━━ Material supplied ━━

struct RuleState {
  bool have[LT_MAX_RULES];
  int32_t on[LT_MAX_RULES], du[LT_MAX_RULES];
  double mag[LT_MAX_RULES], init[LT_MAX_RULES];

  __host__ __device__ void reset(int nr) {
    for (int r = 0; r < nr; r++) {
      have[r] = false;
      on[r] = LT_NODATA;
      du[r] = LT_NODATA;
      mag[r] = (double)LT_NODATA;
      init[r] = (double)LT_NODATA;
    }
  }

  __host__ __device__ void offer(const lt_params& P, int32_t d_on, int32_t d_du, double d_init,
                        double d_mag, int& status) {
    for (int r = 0; r < P.n_rules; r++) {
      const lt_rule& R = P.rules[r];
      bool match = true;
      if (R.onset_op == LT_Q_EQ) match = match && ((double)d_on == R.onset_val);
      else if (R.onset_op == LT_Q_LE) match = match && !((double)d_on > R.onset_val);
      else if (R.onset_op == LT_Q_GE) match = match && !((double)d_on < R.onset_val);
      if (R.duration_op == LT_Q_GT) match = match && !((double)d_du <= R.duration_val);
      else if (R.duration_op == LT_Q_LT) match = match && !((double)d_du >= R.duration_val);
      if (R.pre_op != LT_Q_UNSET) {
        if (P.pre_threshold_mode == LT_PRE_REFERENCE) status |= LT_ST_PRE_THRESHOLD_ATTR;
        else if (R.pre_op == LT_Q_GT) match = match && !(d_init <= R.pre_val);
        else if (R.pre_op == LT_Q_LT) match = match && !(d_init >= R.pre_val);
      }
      if (!match) continue;
      bool take = !have[r];
      if (have[r]) {
        if (R.change_type == LT_CT_FD) take = d_on < on[r];
        else if (R.change_type == LT_CT_GD) take = d_mag > mag[r];
        else if (R.change_type == LT_CT_LD) take = d_du > du[r];
      }
      if (take) {
        have[r] = true;
        on[r] = d_on;
        du[r] = d_du;
        mag[r] = d_mag;
        init[r] = d_init;
      }
    }
  }

  __host__ __device__ void write(const lt_params& P, const lt_tile_out& out, int64_t p) const {
    const int64_t os = out.stride;
    for (int r = 0; r < P.n_rules; r++) {
      const int64_t q = (int64_t)r * os + p;
      if (out.matched) out.matched[q] = have[r] ? 1 : 0;
      if (out.class_val) out.class_val[q] = have[r] ? P.rules[r].class_val : LT_NODATA;
      if (out.onset_year) out.onset_year[q] = on[r];
      if (out.duration) out.duration[q] = du[r];
      if (out.magnitude) out.magnitude[q] = mag[r];
      if (out.initial_val) out.initial_val[q] = init[r];
    }
  }
};

constexpr double kScreen = 0x1p-30;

━━━

• **Task requirements**: Only the lines from the beginning of the listing through the line containing "if (!match) continue;" are wanted, each restated word for word.

• **Output of the exercise**:
struct RuleState {
  bool have[LT_MAX_RULES];
  int32_t on[LT_MAX_RULES], du[LT_MAX_RULES];
  double mag[LT_MAX_RULES], init[LT_MAX_RULES];

  __host__ __device__ void reset(int nr) {
    for (int r = 0; r < nr; r++) {
      have[r] = false;
      on[r] = LT_NODATA;
      du[r] = LT_NODATA;
      mag[r] = (double)LT_NODATA;
      init[r] = (double)LT_NODATA;
    }
  }

  __host__ __device__ void offer(const lt_params& P, int32_t d_on, int32_t d_du, double d_init,
                        double d_mag, int& status) {
    for (int r = 0; r < P.n_rules; r++) {
      const lt_rule& R = P.rules[r];
      bool match = true;
      if (R.onset_op == LT_Q_EQ) match = match && ((double)d_on == R.onset_val);
      else if (R.onset_op == LT_Q_LE) match = match && !((double)d_on > R.onset_val);
      else if (R.onset_op == LT_Q_GE) match = match && !((double)d_on < R.onset_val);
      if (R.duration_op == LT_Q_GT) match = match && !((double)d_du <= R.duration_val);
      else if (R.duration_op == LT_Q_LT) match = match && !((double)d_du >= R.duration_val);
      if (R.pre_op != LT_Q_UNSET) {
        if (P.pre_threshold_mode == LT_PRE_REFERENCE) status |= LT_ST_PRE_THRESHOLD_ATTR;
        else if (R.pre_op == LT_Q_GT) match = match && !(d_init <= R.pre_val);
        else if (R.pre_op == LT_Q_LT) match = match && !(d_init >= R.pre_val);
      }
      if (!match) continue;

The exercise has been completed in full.